## [Try it]
Report the number of lines in the data where the word "twiddles" appears, and add no other text.
*** Opening of Records to process ***
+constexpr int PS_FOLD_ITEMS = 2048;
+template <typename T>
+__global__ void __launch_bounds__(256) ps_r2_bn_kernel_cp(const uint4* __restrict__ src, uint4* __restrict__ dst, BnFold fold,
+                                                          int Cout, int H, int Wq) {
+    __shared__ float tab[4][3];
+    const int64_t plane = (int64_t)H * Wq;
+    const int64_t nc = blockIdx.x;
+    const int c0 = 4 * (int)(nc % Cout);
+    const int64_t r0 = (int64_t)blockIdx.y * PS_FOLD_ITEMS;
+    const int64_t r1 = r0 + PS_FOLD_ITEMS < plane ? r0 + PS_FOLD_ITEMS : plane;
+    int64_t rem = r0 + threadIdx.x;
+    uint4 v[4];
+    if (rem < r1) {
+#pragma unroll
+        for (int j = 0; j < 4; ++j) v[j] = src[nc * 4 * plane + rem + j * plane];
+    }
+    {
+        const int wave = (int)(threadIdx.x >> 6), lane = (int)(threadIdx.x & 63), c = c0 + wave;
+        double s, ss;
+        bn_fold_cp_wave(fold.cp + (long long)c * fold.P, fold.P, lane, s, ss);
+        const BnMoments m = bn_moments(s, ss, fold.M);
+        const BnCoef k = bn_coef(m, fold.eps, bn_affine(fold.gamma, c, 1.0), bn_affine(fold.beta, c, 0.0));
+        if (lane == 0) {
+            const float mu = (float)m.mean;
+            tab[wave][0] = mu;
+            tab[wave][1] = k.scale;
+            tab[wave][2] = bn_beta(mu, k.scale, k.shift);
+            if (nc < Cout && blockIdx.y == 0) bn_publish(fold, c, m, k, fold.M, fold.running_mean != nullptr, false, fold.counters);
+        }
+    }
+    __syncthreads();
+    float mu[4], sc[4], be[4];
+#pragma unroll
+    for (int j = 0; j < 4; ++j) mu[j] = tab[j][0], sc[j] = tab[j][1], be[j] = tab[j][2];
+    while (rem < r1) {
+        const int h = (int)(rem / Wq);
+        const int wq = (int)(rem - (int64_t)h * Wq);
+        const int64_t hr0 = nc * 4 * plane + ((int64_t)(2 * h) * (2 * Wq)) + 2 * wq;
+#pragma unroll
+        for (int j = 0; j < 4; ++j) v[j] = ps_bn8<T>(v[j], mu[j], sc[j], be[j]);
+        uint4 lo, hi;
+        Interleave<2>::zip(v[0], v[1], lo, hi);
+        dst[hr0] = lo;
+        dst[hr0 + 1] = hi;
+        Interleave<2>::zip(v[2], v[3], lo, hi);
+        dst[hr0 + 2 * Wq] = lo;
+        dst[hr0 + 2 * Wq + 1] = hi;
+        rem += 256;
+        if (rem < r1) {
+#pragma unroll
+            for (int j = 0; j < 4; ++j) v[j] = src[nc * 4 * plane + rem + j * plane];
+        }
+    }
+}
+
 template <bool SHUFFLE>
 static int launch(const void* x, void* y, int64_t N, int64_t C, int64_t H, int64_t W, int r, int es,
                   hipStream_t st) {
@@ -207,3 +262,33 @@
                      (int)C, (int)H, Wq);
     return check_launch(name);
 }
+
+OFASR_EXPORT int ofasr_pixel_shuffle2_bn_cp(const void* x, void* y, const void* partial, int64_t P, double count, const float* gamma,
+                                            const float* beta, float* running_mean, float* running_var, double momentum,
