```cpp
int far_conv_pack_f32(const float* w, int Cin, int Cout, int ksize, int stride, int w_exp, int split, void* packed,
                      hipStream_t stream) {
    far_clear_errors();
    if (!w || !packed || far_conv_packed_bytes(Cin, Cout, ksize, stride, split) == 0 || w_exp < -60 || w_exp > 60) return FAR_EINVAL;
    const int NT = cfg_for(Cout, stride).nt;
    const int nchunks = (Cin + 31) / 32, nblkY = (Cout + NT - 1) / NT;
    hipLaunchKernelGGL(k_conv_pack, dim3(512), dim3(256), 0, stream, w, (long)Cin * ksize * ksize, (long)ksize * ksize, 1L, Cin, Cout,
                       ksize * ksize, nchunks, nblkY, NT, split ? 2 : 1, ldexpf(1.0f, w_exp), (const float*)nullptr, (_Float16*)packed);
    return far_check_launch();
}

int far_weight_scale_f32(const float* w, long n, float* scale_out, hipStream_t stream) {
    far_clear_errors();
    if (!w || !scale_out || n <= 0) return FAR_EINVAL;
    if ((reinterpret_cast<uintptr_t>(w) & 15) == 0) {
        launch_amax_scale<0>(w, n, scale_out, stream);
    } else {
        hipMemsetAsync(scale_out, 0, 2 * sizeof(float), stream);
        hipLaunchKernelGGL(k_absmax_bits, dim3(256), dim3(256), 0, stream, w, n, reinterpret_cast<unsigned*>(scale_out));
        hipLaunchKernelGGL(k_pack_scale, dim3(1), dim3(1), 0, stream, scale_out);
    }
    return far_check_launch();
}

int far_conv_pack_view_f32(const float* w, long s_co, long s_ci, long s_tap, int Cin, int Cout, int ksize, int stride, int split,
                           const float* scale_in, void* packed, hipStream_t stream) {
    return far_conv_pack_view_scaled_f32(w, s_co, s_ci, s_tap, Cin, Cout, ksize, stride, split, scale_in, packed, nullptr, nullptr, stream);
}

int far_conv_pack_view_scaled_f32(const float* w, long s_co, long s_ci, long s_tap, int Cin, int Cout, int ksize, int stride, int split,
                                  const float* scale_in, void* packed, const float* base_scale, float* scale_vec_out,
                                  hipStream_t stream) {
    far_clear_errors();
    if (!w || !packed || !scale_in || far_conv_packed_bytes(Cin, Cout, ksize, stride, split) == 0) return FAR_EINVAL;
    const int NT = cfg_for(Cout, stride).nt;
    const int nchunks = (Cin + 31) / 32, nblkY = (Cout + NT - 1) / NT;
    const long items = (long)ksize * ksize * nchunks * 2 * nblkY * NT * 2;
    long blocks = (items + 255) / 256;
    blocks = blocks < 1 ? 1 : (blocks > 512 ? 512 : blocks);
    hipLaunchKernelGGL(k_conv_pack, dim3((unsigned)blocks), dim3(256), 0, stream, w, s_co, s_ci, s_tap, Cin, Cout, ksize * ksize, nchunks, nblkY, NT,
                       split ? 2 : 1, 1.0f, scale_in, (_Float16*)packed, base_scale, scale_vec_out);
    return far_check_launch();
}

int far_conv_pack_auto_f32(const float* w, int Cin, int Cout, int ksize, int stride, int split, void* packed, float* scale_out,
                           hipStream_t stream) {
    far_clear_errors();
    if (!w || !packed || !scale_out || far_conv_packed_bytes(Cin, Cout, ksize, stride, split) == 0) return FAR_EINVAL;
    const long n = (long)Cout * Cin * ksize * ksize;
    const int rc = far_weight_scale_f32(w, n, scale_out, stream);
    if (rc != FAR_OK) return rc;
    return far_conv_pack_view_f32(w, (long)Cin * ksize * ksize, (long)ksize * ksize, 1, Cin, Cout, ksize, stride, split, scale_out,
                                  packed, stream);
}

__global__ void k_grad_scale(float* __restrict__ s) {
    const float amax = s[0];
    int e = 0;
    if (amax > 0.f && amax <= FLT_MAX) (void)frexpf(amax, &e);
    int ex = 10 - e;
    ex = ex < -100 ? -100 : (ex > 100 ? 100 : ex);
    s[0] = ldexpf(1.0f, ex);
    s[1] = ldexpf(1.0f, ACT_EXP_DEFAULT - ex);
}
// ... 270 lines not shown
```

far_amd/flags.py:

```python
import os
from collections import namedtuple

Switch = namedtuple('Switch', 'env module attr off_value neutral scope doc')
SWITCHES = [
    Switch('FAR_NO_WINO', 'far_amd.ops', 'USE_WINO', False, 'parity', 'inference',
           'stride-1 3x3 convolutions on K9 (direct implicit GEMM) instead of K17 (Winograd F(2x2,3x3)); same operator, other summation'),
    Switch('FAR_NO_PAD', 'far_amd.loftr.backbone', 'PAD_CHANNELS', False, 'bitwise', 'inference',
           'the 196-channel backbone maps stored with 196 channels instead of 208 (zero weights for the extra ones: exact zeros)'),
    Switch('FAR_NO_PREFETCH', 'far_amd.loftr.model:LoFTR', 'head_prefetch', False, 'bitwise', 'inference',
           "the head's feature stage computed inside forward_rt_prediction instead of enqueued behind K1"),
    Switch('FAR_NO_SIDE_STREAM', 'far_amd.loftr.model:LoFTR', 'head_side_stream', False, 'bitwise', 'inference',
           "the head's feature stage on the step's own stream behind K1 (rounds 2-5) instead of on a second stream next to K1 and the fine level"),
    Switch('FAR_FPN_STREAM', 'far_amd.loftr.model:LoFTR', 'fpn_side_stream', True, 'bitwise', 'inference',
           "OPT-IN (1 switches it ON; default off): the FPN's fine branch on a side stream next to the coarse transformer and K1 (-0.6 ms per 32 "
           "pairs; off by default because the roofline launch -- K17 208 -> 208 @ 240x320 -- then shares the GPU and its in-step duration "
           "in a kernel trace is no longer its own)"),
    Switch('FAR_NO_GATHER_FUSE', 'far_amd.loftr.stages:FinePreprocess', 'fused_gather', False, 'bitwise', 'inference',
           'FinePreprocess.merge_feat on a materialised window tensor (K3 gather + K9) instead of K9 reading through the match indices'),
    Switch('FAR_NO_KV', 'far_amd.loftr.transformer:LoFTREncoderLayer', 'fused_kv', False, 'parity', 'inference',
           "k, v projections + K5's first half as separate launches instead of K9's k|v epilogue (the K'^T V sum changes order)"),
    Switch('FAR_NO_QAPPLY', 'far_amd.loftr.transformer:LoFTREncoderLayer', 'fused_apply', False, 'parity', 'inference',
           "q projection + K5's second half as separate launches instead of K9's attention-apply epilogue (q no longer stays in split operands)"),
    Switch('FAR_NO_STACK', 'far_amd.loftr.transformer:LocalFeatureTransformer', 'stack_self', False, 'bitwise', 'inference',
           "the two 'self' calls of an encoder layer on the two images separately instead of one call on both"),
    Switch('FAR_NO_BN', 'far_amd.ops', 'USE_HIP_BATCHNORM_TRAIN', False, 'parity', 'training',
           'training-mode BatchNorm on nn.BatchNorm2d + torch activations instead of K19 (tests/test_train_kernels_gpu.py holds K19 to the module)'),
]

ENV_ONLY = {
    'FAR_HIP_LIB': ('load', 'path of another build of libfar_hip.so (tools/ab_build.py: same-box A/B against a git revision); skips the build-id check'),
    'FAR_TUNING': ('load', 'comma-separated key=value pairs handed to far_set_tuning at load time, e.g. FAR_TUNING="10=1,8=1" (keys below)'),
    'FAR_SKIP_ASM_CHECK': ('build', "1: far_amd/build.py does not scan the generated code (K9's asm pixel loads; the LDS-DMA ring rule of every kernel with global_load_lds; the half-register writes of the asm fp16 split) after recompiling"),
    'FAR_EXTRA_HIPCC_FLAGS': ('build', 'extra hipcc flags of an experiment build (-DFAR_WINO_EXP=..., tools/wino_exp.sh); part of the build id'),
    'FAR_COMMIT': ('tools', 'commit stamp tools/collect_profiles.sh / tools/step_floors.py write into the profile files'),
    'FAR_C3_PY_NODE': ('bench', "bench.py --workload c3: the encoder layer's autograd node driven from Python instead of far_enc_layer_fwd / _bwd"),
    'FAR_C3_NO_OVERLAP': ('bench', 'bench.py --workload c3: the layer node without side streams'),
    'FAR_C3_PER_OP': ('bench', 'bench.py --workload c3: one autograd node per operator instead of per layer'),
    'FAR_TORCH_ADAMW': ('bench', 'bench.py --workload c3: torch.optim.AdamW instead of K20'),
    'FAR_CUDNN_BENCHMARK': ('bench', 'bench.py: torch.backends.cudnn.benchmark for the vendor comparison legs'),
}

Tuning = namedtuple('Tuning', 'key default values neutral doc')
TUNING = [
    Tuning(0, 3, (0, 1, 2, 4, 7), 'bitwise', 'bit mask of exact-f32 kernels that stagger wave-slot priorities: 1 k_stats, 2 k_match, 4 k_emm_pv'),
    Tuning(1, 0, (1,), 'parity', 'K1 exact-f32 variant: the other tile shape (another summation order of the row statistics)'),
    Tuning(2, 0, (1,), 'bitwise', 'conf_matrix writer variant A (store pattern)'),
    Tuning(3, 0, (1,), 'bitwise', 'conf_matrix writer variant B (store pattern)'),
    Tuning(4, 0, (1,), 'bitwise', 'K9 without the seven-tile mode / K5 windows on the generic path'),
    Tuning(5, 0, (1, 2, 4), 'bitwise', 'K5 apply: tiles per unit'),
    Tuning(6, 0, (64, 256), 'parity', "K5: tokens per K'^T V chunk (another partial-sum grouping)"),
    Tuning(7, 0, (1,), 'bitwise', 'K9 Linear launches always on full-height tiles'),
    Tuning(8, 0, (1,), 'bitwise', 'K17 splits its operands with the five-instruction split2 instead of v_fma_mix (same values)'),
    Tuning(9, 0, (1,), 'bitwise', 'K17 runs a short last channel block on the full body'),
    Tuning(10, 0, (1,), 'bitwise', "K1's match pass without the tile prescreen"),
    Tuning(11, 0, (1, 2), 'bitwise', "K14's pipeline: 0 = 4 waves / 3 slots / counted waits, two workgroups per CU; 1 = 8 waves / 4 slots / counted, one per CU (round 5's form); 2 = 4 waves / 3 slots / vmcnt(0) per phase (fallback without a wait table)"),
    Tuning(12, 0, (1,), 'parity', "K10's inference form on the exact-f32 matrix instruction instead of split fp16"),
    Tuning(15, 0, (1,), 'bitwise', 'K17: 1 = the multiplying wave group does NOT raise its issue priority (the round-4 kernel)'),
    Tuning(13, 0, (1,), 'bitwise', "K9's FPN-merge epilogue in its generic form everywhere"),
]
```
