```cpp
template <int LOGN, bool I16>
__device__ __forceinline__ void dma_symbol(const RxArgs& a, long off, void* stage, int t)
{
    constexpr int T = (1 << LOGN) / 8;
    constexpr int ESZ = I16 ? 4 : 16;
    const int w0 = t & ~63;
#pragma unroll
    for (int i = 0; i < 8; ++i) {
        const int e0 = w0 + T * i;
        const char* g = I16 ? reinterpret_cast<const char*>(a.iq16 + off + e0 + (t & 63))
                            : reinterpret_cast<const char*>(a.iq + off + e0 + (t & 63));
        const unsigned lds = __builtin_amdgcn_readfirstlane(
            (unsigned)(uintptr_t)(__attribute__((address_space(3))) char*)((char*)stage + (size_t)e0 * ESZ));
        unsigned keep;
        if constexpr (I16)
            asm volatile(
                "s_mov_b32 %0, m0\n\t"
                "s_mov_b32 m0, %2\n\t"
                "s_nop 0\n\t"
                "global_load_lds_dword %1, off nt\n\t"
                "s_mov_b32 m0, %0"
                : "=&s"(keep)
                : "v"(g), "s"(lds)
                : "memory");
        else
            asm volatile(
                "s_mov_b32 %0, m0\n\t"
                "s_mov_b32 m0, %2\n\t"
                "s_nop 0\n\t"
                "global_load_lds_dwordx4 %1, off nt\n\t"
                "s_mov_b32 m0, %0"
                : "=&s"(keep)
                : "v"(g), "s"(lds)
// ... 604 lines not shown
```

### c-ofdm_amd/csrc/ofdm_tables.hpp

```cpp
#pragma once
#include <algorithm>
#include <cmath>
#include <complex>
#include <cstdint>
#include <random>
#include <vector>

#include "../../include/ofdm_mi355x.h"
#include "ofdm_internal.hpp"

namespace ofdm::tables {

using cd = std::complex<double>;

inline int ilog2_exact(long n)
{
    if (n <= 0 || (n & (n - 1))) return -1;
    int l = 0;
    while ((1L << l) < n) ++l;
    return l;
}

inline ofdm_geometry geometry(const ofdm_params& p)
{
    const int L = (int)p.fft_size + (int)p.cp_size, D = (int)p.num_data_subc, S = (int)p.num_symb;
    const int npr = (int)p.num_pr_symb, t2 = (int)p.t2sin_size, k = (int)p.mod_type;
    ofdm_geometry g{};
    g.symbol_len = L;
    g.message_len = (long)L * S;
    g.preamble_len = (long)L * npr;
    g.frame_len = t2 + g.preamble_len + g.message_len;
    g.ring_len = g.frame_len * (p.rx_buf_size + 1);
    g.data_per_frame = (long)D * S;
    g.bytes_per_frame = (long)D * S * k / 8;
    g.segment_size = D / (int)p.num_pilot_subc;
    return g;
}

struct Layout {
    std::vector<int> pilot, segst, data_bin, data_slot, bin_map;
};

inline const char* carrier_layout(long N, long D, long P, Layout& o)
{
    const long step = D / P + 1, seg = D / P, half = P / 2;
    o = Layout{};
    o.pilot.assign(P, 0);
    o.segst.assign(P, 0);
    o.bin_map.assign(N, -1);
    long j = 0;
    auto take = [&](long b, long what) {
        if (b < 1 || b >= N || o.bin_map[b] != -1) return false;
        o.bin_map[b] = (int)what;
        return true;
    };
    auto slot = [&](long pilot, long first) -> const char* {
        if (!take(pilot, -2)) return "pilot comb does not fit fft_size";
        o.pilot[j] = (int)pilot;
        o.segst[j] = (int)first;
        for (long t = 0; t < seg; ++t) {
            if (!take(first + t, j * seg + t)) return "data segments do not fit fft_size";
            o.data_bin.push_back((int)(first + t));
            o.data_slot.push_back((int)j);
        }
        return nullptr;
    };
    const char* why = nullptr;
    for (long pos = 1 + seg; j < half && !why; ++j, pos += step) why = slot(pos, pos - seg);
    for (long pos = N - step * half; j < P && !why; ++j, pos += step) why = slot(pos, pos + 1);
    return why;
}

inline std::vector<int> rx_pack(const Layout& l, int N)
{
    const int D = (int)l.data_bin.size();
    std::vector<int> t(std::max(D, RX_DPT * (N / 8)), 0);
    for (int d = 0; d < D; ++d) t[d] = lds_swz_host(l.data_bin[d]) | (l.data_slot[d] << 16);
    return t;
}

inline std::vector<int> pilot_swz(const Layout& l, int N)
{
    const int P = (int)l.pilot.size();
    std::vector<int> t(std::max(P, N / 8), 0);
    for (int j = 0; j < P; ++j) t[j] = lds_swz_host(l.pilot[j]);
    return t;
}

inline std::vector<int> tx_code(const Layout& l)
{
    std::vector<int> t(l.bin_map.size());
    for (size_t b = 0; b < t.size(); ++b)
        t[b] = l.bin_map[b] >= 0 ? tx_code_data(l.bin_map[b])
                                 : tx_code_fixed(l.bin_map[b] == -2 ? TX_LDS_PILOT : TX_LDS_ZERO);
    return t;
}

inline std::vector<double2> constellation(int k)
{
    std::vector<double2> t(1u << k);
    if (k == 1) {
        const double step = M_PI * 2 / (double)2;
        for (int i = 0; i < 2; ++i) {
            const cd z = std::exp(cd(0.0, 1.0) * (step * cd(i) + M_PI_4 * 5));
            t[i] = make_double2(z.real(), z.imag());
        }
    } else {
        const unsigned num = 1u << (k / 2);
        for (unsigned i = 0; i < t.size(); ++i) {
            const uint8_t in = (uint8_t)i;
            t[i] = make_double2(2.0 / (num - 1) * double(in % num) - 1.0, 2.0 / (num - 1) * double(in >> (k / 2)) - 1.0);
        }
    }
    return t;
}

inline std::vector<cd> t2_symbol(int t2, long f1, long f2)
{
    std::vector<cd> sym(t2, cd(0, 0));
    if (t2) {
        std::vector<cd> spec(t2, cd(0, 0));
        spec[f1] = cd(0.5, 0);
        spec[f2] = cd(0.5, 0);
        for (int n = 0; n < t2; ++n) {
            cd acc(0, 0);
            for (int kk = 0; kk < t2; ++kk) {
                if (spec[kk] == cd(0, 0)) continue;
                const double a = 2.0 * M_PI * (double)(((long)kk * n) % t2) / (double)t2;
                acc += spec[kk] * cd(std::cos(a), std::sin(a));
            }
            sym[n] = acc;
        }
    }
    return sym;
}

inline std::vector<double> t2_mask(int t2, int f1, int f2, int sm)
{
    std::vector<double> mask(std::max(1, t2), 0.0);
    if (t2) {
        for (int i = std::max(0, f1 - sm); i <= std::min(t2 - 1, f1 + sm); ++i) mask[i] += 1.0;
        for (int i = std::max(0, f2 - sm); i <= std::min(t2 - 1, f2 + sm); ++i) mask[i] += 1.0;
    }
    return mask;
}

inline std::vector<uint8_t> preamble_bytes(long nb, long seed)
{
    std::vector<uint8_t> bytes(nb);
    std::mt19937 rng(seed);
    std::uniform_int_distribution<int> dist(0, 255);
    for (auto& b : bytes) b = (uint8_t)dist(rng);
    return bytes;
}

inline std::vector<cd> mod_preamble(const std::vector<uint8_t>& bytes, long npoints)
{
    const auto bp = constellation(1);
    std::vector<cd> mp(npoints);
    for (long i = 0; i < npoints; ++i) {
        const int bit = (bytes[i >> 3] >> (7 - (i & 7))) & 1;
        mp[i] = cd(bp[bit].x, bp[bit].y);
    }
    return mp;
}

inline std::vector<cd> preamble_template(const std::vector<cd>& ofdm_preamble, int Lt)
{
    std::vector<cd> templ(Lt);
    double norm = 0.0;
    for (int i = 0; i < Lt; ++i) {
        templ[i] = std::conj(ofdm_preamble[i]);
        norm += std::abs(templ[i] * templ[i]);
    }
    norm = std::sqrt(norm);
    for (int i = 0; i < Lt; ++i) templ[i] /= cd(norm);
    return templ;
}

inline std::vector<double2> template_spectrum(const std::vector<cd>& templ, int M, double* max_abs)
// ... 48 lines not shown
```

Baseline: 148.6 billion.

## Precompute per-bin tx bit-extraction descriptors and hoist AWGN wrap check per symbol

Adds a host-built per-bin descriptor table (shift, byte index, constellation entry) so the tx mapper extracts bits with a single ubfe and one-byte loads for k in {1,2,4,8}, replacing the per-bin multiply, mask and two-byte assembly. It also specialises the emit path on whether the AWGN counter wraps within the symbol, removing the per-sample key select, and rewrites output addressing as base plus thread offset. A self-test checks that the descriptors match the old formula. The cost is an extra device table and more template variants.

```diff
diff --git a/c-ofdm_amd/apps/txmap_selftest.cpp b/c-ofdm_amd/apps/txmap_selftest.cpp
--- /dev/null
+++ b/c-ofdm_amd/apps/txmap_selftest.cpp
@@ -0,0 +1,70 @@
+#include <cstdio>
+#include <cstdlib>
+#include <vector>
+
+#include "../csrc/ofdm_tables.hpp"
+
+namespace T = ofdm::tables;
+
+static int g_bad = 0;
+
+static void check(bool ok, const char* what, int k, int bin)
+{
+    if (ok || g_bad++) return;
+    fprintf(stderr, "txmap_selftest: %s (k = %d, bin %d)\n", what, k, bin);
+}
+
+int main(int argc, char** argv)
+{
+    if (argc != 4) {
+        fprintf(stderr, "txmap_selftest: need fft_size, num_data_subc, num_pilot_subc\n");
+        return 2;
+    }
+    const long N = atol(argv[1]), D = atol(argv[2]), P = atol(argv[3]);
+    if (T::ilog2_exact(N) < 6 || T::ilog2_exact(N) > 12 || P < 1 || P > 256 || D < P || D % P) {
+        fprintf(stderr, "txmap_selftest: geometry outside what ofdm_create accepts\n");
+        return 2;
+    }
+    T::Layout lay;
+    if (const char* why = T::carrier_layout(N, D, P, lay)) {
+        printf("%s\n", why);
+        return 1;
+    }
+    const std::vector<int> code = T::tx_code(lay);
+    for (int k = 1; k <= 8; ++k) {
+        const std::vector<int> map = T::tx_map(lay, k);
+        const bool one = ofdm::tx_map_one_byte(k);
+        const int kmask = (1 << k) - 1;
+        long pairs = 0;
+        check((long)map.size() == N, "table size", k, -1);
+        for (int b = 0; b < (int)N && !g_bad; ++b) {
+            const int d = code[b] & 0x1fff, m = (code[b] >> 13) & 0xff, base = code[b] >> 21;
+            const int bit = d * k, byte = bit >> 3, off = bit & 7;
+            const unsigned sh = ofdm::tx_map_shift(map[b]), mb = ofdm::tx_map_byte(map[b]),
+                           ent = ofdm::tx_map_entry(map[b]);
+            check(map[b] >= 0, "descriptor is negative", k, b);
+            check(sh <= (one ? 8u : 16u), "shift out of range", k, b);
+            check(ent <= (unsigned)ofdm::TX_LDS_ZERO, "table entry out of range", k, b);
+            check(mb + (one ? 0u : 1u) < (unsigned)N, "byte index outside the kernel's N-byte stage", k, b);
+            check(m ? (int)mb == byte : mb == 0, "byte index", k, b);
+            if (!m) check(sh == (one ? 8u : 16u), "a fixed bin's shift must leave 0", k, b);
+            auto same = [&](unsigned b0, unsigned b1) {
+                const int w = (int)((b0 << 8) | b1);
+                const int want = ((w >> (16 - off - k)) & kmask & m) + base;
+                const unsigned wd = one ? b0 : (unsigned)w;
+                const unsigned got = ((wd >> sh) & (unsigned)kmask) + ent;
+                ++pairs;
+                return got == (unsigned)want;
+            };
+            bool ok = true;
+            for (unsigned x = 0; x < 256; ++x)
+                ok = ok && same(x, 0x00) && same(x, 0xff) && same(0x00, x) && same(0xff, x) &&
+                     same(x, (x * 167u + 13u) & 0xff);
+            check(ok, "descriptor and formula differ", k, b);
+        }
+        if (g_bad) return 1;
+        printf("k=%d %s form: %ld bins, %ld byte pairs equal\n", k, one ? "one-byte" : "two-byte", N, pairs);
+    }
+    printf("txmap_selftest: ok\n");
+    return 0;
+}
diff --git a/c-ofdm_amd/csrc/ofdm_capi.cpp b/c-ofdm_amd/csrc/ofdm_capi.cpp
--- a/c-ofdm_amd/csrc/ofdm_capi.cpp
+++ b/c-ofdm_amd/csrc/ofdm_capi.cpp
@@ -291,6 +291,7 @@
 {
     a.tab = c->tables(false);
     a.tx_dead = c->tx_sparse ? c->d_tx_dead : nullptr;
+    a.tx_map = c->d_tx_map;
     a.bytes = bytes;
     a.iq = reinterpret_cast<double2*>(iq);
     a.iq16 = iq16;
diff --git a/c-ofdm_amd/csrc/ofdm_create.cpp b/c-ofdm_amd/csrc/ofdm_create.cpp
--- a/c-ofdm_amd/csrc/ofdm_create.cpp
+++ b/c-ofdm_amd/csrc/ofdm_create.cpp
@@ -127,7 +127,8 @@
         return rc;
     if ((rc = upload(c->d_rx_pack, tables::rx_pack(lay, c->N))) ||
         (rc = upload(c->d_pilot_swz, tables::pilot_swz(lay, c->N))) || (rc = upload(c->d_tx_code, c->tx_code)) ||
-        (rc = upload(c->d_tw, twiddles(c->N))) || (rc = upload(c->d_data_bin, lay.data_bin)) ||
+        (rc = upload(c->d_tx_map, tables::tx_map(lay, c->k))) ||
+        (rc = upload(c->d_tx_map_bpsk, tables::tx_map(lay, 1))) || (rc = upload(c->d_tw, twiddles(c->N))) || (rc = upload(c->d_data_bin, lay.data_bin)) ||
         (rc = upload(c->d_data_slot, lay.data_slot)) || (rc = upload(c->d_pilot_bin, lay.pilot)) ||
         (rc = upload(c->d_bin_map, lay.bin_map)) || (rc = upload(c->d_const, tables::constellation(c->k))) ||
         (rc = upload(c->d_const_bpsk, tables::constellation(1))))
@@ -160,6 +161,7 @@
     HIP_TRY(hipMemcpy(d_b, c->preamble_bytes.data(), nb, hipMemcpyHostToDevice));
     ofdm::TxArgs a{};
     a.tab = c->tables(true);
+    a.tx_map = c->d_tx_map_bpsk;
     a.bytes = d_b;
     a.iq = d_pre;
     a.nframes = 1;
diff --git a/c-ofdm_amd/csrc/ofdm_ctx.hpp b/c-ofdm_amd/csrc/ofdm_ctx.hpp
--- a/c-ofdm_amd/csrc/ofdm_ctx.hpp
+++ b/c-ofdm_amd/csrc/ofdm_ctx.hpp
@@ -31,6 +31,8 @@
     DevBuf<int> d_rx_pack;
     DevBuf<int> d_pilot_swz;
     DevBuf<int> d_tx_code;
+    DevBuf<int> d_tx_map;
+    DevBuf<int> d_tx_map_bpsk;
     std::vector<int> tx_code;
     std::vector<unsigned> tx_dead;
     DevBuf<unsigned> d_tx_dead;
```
*** Close of Records to process ***
## [Solution]
2